Joe Average uses his lights for 15 mins a year, so does not notice how crappy and expensive to run them on regular basis such superbright lights really are.
During these 10 mins, the throw is great.
they are a nice color
they are cheap

that a three finger sized 18650 light smokes them (for being around always, running longer, cheaper, more rugged, ...) is something they dont understand _or even need_! 
at least those "fancy small lights are way too expensive and the bigger the light, the brighter it must be"


----------



## yellow (Mar 27, 2010)

. .,


----------



## TorchBoy (Mar 27, 2010)

yellow said:


> that a three finger sized 18650 light smokes them (for being around always, running longer, cheaper, more rugged, ...) is something they dont understand _or even need_!


It wasn't that many months ago I found out that a 3x AAA light throws as well as my 100 W incandescent spotlight. oo:


----------



## user1016 (Mar 27, 2010)

I'm now feeling inclined to get a Dolphin.

Any Aussies out there able to point me in the direction of where I can get one cheap? I've seen them ranging from $20-50.


----------



## JaguarDave-in-Oz (Mar 27, 2010)

James Miller said:


> I'm now feeling inclined to get a Dolphin.
> 
> Any Aussies out there able to point me in the direction of where I can get one cheap? I've seen them ranging from $20-50.

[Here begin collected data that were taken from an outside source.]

inline BtPlan bt_plan(int M, int N, int K, int a_kc, int b_kc, bool allow_split, long cap = -1, bool allow_ws64 = true, int only = -1) {
    BtPlan best{-1, 1, 1e30};
    if (g_bt_mode == -2 || K < 2 * BK || (K % BK) || (!a_kc && b_kc) || (N & 3)) return best;
    const int nkt = K / BK;
    constexpr double ws_kt = 800.0;
    constexpr int ws_min_rows = 2048;
    constexpr int ws_min_rows_fwd = 800;
    constexpr int ws_long_k = 8192;
    constexpr double ws_kt_w = 900.0;
    constexpr double ws_fix = 14000.0;
    constexpr double ws64_kt_w = 650.0;
    constexpr double bt_fix0 = 9000.0, bt_fix1 = 4000.0;
    constexpr double wsw_kt = 1350.0;
    for (int id : {0, 3, 4, 5, 6, 7}) {
        if (only >= 0 && id != only) continue;
        if (id == 7 && g_bt_mode != 7 && only != 7) continue;
        if (id == 6 && (a_kc || b_kc)) continue;
        if (id == 5 && g_bt_mode != 5 && !allow_ws64) continue;
        if (g_bt_mode >= 0 && id != g_bt_mode) continue;
        if (id == 4 && g_bt_mode < 0 && (a_kc ? M : K) < ((a_kc && b_kc) ? ws_min_rows_fwd : ws_min_rows) && K < ws_long_k) continue;
        if (id == 6 && g_bt_mode < 0 && K < ws_min_rows && K < ws_long_k && (long)M * N < (1L << 22)) continue;
        int bm, bn;
        bt_tile_dims(id, bm, bn);
        const bool forced = g_bt_mode >= 0;
        if (!forced && (M < bm / 2 || N < bn / 2)) continue;
        const long tiles = (long)cdiv(M, bm) * cdiv(N, bn);
        const int fsplit = ENV_INT_ONCE("VITAE_BT_SPLIT", 0);
        for (int s = 1; s <= (id >= 3 && allow_split ? (id == 6 ? 4 : 8) : 1); ++s) {
            if (forced && fsplit > 0 && s != fsplit) continue;
            const int kps = cdiv(cdiv(K, s), BK) * BK;
            if (cdiv(K, kps) != s || kps < (forced ? 2 : 4) * BK || K - (s - 1) * kps < 2 * BK) continue;
            if (s > 1 && (tiles > VITAE_GLDS_TICKETS || (cap >= 0 && VITAE_GLDS_TICKETS + tiles * s * bm * bn > cap))) continue;
            const double wgs = (double)tiles * s, slots = id == 3 ? 512 : 256;
            const double rounds = (double)cdiv((long)wgs, (long)slots);
            const double nk = (double)nkt / s;
            const double per = id == 0 ? 3000 + ((!a_kc && !b_kc) ? 4300 : 2950) * nk + 14500
                             : id == 6 ? ws_fix + 4000 + wsw_kt * nk + (s > 1 ? 9000 + 4000 * s : 0)
                             : id == 4 ? ws_fix + ((!a_kc && !b_kc) ? ws_kt_w : ws_kt) * nk + (s > 1 ? 6000 + 2200 * s : 0)
                                       : 4500 + 1800 * nk + 7500 + (s > 1 ? bt_fix0 + bt_fix1 * s : 0);
            double clk = rounds * per;
            if (id == 7) {
                const double over = wgs > 256 ? (wgs - 256) / 256 : 0, kt = ((!a_kc && !b_kc && wgs >= 512) ? ws64_kt_w : 420) * 1.5;
                const double lat = (7500 + kt * nk + (s > 1 ? 3000 + 1000 * s : 0)) * (1 + 0.2 * over), thr = wgs * (4000 + kt * nk) / 256;
                clk = lat > thr ? lat : thr;
                if (nkt >= 128) clk *= 1.25;
            }
            if (id == 5) {
                const double over = wgs > 256 ? (wgs - 256) / 256 : 0, kt64 = (!a_kc && !b_kc && wgs >= 512) ? ws64_kt_w : 420;
                const double lat = (6500 + kt64 * nk + (s > 1 ? 3000 + 1000 * s : 0)) * (1 + 0.2 * over), thr = wgs * (3000 + kt64 * nk) / 256;
                clk = lat > thr ? lat : thr;
                if (nkt >= 128) clk *= 1.25;
            }
            if (clk < best.clocks) best = BtPlan{id, s, clk};
        }
    }
    if (best.tile < 0 || g_bt_mode >= 0 || only >= 0) return best;
    if (best.clocks >= 0.92 * est_64row(M, N, K, allow_split, !a_kc && !b_kc) * (nkt >= 128 ? 1.25 : 1.0)) return BtPlan{-1, 1, 0.0};
    return best;
}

You could try your local Kmart, Big W or Coles, they seem to be cheap there. Maybe even ask your father for a loan of his, that would be real cheap



James Miller said:


> Lately my local Kmarts, Big W's and Coles stores have pulled Maglites from their shelves and replaced them with these stupid Dolphin torches. ................ My dad has one


----------



## kramer5150 (Mar 27, 2010)

garden said:


> Actually, you can fully submerge a Mag when all o-rings are lubriated. It is true that they can't float though.



No way.
The switch boot cover has almost no seal and certainly is not water tight. I can remove mine with a fingernail pinch and light pull force. If you submerged yours, it was merely a matter of luck or limited time exposure that it didn't take in water.

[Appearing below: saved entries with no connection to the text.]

# liuzuxin/FSRL

Hardware: AMD Instinct MI355X
Metric: policy-updates/sec (PPO-Lagrangian update(), SafetyCarCircle-v0 shape, 256x256 MLP, 20k-step buffer) (higher is better)
Workload: dtype f32; 1 GPU; configs[1] PPO-Lag update: repeat 4, clip 0.5, KL stop off, batch 256, N=20000 (20x1000), obs 8/act 2, 256x256; seeds_per_gpu=1, parallelism=independent agents x1

## Files before the change

fsrl_amd/_lib.py:

```python
import ctypes as C
import os

_HERE = os.path.dirname(os.path.abspath(__file__))
LIB_PATH = os.environ.get("FSRL_HIP_LIB") or os.path.join(_HERE, "libfsrl_hip.so")

FSRL_OK, FSRL_EINVAL, FSRL_ENOMEM, FSRL_EHIP, FSRL_ESTATE = 0, -22, -12, -5, -1
PPO_NSTATS = 11
ALGO_PPO_LAG, ALGO_TRPO_LAG, ALGO_CPO, ALGO_SAC_LAG, ALGO_FOCOPS = 0, 1, 2, 3, 4


class Config(C.Structure):
    _fields_ = [("algo", C.c_int32), ("obs_dim", C.c_int32), ("act_dim", C.c_int32),
                ("hidden", C.c_int32), ("n_critics", C.c_int32), ("env_num", C.c_int32),
                ("buffer_size", C.c_int64), ("max_action", C.c_float), ("gamma", C.c_double),
                ("gae_lambda", C.c_double), ("eps_clip", C.c_float), ("dual_clip", C.c_float),
                ("vf_coef", C.c_float), ("max_grad_norm", C.c_float), ("target_kl", C.c_float),
                ("norm_adv", C.c_int32), ("use_lagrangian", C.c_int32), ("lr", C.c_float),
                ("beta1", C.c_float), ("beta2", C.c_float), ("adam_eps", C.c_float), ("recompute_adv", C.c_int32),
                ("unbounded", C.c_int32), ("rew_norm", C.c_int32), ("value_clip", C.c_int32),
                ("hidden1", C.c_int32), ("hidden2", C.c_int32),
                ("n_hidden", C.c_int32), ("hidden_sizes", C.c_int32 * 8), ("force_layered", C.c_int32)]


class ShmEnv(C.Structure):
# ... 72 lines not shown
    "fsrl_store_push": (C.c_int, [_ctx, _i32, C.c_int32, _f, _f, _d, _d, _u8, _u8, _f, _i64, _d, _i32, _i64]),
    "fsrl_store_reset": (C.c_int, [_ctx, C.c_int]),
    "fsrl_store_len": (C.c_int64, [_ctx]),
    "fsrl_store_read": (C.c_int, [_ctx, _i64, C.c_int64, _f, _f, _d, _d, _u8, _u8, _f]),
    "fsrl_store_configure": (C.c_int, [_ctx, C.c_int64, C.c_int32]),
    "fsrl_store_geometry": (C.c_int, [_ctx, _i64, _i32]),
    "fsrl_store_sample0": (C.c_int, [_ctx, _i64, C.c_int64, _i64]),
    "fsrl_actor_forward": (C.c_int, [_ctx, _f, C.c_int32, _f, _f]),
    "fsrl_ppo_begin": (C.c_int, [_ctx, _d, C.c_double, C.c_int32, _i64]),
    "fsrl_ppo_pass": (C.c_int, [_ctx, _i64, C.c_uint64, _i32]),
    "fsrl_ppo_pass_result": (C.c_int, [_ctx, _i32]),
    "fsrl_ppo_end": (C.c_int, [_ctx, _f, C.c_int64, _i64]),
    "fsrl_ppo_update": (C.c_int, [_ctx, _d, C.c_double, C.c_int32, C.c_int32, _i64, C.c_uint64, _f,
                                  C.c_int64, _i64, _i32]),
    "fsrl_ppo_set_plan": (C.c_int, [_ctx, C.c_int32]),
    "fsrl_batch_get": (C.c_int, [_ctx, C.c_char_p, _f, C.c_int64]),
    "fsrl_group_create": (C.c_int, [_P(_ctx), C.c_int32, _P(_ctx)]),
    "fsrl_group_destroy": (C.c_int, [_ctx]),
    "fsrl_group_set_plan": (C.c_int, [_ctx, C.c_int32]),
    "fsrl_group_ppo_update": (C.c_int, [_ctx, _d, _d, C.c_int32, C.c_int32, _P(_i64), C.c_uint64, _P(_f), C.c_int64, _i64,
                                        _i32]),
    "fsrl_group_ppo_update_each": (C.c_int, [_ctx, _d, _d, _i32, _i32, _P(_i64), C.c_uint64, _P(_f), _i64, _i64, _i32]),
    "fsrl_group_collect_step": (C.c_int, [_ctx, _i32, _i32, _f, _f, _d, _d, _u8, _u8, _f, _i64, _d, _i32, _i64, _i32, _f, C.c_int32,
                                          C.c_int32, _f, _f, _f, _f]),
    "fsrl_group_actor_set_resident": (C.c_int, [_ctx, C.c_int32, C.c_double]),
    "fsrl_group_actor_resident_stats": (C.c_int, [_ctx, _i64]),
    "fsrl_group_actor_release": (C.c_int, [_ctx]),
    "fsrl_sac_group_create": (C.c_int, [_P(_ctx), C.c_int32, _P(_ctx)]),
    "fsrl_sac_group_destroy": (C.c_int, [_ctx]),
    "fsrl_sac_group_update": (C.c_int, [_ctx, C.c_int32, _i32, _d, _d]),
# ... 126 lines not shown
```

fsrl_amd/csrc/common.hpp:

```cpp
#pragma once
#include <hip/hip_runtime.h>
#include <stdint.h>

#include "../../include/fsrl_hip.h"

#define FSRL_MAX_NETS (1 + FSRL_MAX_CRITICS)
#define FSRL_TILE_M 16
#define FSRL_DOW 32
#define FSRL_MAX_OBS 128
#define FSRL_MAX_ACT 16
#define FSRL_W1_LDS 16
#define FSRL_RD 64
#define FSRL_RD_LOGP 16
#define FSRL_RD_ADV 17
#define FSRL_RD_RET 21
#define FSRL_RD_VOLD 25
#define FSRL_RD_MEAN 32
#define FSRL_RD_STD 48

typedef float f32x4 __attribute__((ext_vector_type(4)));
typedef float f32x2 __attribute__((ext_vector_type(2)));

struct NetOff {
    int sigma;
// ... 51 lines not shown
#define FSRL_PROBE(sa, n) false
#define FSRL_TS(buf, k) do { } while (0)
#endif

__device__ __forceinline__ void ppo_adam_math(const float g, float& m, float& v, float& p, const PpoStepArgs& sa) {
#pragma clang fp contract(off)
    m = fmaf(sa.one_minus_b1, g - m, m);
    v = v * sa.beta2;
    v = fmaf(sa.one_minus_b2 * g, g, v);
    const float denom = sqrtf(v) / sa.bc2_sqrt + sa.adam_eps;
    p = p + (-sa.step_size * m) / denom;
}

struct CtrlBlock {
    int stopped_after;
    int pad;
    double kl_sum;
    float last_grad_norm;
    float pad2;
};

__device__ __forceinline__ f32x4 mfma_16x16x4(float a, float b, f32x4 c) {
    return __builtin_amdgcn_mfma_f32_16x16x4f32(a, b, c, 0, 0, 0);
}

__device__ __forceinline__ f32x4 mfma_4x4x1(float a, float b, f32x4 c) {
    return __builtin_amdgcn_mfma_f32_4x4x1f32(a, b, c, 0, 0, 0);
}

__device__ __forceinline__ void store4_next(float* p, const f32x4 v) {
    asm volatile("global_store_dwordx4 %0, %1, off sc1\n\ts_nop 1" ::"v"(p), "v"(v) : "memory");
// ... 55 lines not shown
```

fsrl_amd/csrc/fsrl_hip.hip:

```cpp
#include <hip/hip_runtime.h>

#include <climits>
#include <cstddef>
#include <cmath>
#include <cstdarg>
#include <cstdio>
#include <cstdlib>
#include <cstring>
#include <algorithm>
#include <functional>
#include <string>
#include <vector>
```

IMHO they are rain / splash resistant, but submersible... no.


----------



## mrartillery (Mar 27, 2010)

kramer5150 said:


> No way.
> The switch boot cover has almost no seal and certainly is not water tight. I can remove mine with a fingernail pinch and light pull force. If you submerged yours, it was merely a matter of luck or limited time exposure that it didn't take in water.
> 
> IMHO they are rain / splash resistant, but submersible... no.

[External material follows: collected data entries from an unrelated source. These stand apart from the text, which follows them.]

+      lds[rr * st.P + wino_pos(k < st.LP ? k : g.W + k, g.d)] = 0.f;
+    }
+  }
+}
+
 template <int M>
 __device__ __forceinline__ void filter_tf(const float (&g)[3][3], float (&u)[M + 2][M + 2]) {
   constexpr int R = M + 2;
@@ -114,10 +214,11 @@
   }
 }
 
-template <int M>
+extern __shared__ float wino_lds[];
+template <int M, bool ST>
 __global__ __launch_bounds__(256) void wino_input_kernel(const float* __restrict__ x, i64 x_bs, float* __restrict__ V, int N, int C,
                                                          WinoGeom g, int vec, float* __restrict__ amax, const float* __restrict__ pack_amax,
-                                                         int pack_shift, const float4* __restrict__ bnl) {
+                                                         int pack_shift, const float4* __restrict__ bnl, WinoStage st) {
   float am = 0.f;
   float ps = 0.f;
   if (pack_amax) {
@@ -139,11 +240,30 @@
     nsh = cf.w;
   }
   auto norm = [&](float v, bool in) { return bnl ? (in ? fmaxf(__fmaf_rn(v, nsc, nsh), 0.f) : 0.f) : v; };
+  WinoBand bd;
+  bd.ok = 0;
+  if (ST) {
+    bd = wino_band(g, st, M, 1);
+    if (bd.ok) {
+      stage_rows<true, true>(wino_lds, xp, g, st, bd.sy, M * bd.ty0 - 1, M * bd.nty + 2, bnl != nullptr, nsc, nsh);
+      __syncthreads();
+    }
+  }
   for (int t = blockIdx.x * blockDim.x + threadIdx.x; t < g.T; t += gridDim.x * blockDim.x) {
     int sy, sx, ty, tx;
-    tile_coord(g, t, sy, sx, ty, tx);
+    if (!(ST && bd.ok)) tile_coord(g, t, sy, sx, ty, tx);
     float d[R][R];
-    if (vec) {
+    if (ST && bd.ok) {
+      band_coord(g, bd, t, ty, sx, tx);
+      const float* row = wino_lds + M * ty * st.P;
+      int cp[R];
+#pragma unroll
+      for (int b = 0; b < R; ++b) cp[b] = wino_pos(st.LP + sx + g.d * (M * tx - 1 + b), g.d);
+#pragma unroll
+      for (int a = 0; a < R; ++a)
+#pragma unroll
+        for (int b = 0; b < R; ++b) d[a][b] = row[a * st.P + cp[b]];
+    } else if (vec) {
       const int x0 = M * tx;
 #pragma unroll
       for (int a = 0; a < R; ++a) {
@@ -200,10 +320,11 @@
   if (amax && !pack_amax) amax_publish(amax, am);
 }
 
-template <int M>
+template <int M, bool ST>
 __global__ __launch_bounds__(256) void wino_output_kernel(const float* __restrict__ Mb, float* __restrict__ y, i64 y_bs, int N, int Cout,
                                                           WinoGeom g, int accumulate, int vec, float* __restrict__ stats, int stats_minmax,
-                                                          const float* __restrict__ bnb_x, i64 bnb_x_bs, const float4* __restrict__ bnb_coef, int bnb_relu) {
+                                                          const float* __restrict__ bnb_x, i64 bnb_x_bs, const float4* __restrict__ bnb_coef, int bnb_relu,
+                                                          WinoStage st) {
   constexpr int R = M + 2;
   typedef float vecM __attribute__((ext_vector_type(M)));
   __shared__ double red[32];
@@ -215,6 +336,122 @@
   const float bsc = bnb_x ? bnb_coef[c].z : 0.f, bsh = bnb_x ? bnb_coef[c].w : 0.f;
   const i64 plane = (i64)N * Cout * g.T;
   const float* mp = Mb + ((i64)n * Cout + c) * g.T;
+  WinoBand bd;
+  bd.ok = 0;
+  if (ST) bd = wino_band(g, st, M, 0);
+  if (ST && bd.ok) {
+    float* yimg = wino_lds;
+    float* ximg = (bxp && accumulate) ? wino_lds + st.rows * st.P : wino_lds;
+    const int NR = M * bd.nty, r0 = M * bd.ty0;
+    const int t = blockIdx.x * 256 + threadIdx.x;
+    const bool live = t < g.T;
+    int ty = 0, sx = 0, tx = 0;
+    float v[M][M];
+    int cp[M];
+    if (live) {
+      band_coord(g, bd, t, ty, sx, tx);
+#pragma unroll
+      for (int j = 0; j < M; ++j) cp[j] = M * ty * st.P + wino_pos(sx + g.d * (M * tx + j), g.d);
+      float m[R][R];
+#pragma unroll
+      for (int i = 0; i < R * R; ++i) m[i / R][i % R] = __builtin_nontemporal_load(&mp[(i64)i * plane + t]);
+      float r[M][R];
+#pragma unroll
+      for (int i = 0; i < M; ++i)
+#pragma unroll
+        for (int b = 0; b < R; ++b) {
+          float a = 0.f;
+#pragma unroll
+          for (int k = 0; k < R; ++k) a = cmac(a, Wino<M>::at(i, k), m[k][b]);
+          r[i][b] = a;
+        }
+#pragma unroll
+      for (int i = 0; i < M; ++i)
+#pragma unroll
+        for (int j = 0; j < M; ++j) {
+          float a = 0.f;
+#pragma unroll
+          for (int k = 0; k < R; ++k) a = cmac(a, Wino<M>::at(j, k), r[i][k]);
+          v[i][j] = a;
+          yimg[i * st.P + cp[j]] = a;
+        }
+    }
+    auto sums = [&]() {
+      if (live) {
+#pragma unroll
+        for (int i = 0; i < M; ++i) {
+          if (bd.sy + g.d * (r0 + M * ty + i) >= g.H) continue;
+#pragma unroll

+1 I don't see a Mag being able to take submersion and still work


----------



## user1016 (Mar 27, 2010)

mrartillery said:


> +1 I don't see a Mag being able to take submersion and still work



Well I've showered with my Maglite 4D before and it's still the most reliable mag I've had out of my 2AA mini, Solitaire, etc. (This was during a period in which we were experiencing nonstop blackouts every hour or so for about 2 hours each, it lasted a week before Energy Australia finally got their bloody act into gear.) There was a malfunctioning breaker at the powerstation or something that kept kabooming.


----------



## jimmy1970 (Mar 27, 2010)

James Miller said:


> I'm now feeling inclined to get a Dolphin.
> 
> Any Aussies out there able to point me in the direction of where I can get one cheap? I've seen them ranging from $20-50.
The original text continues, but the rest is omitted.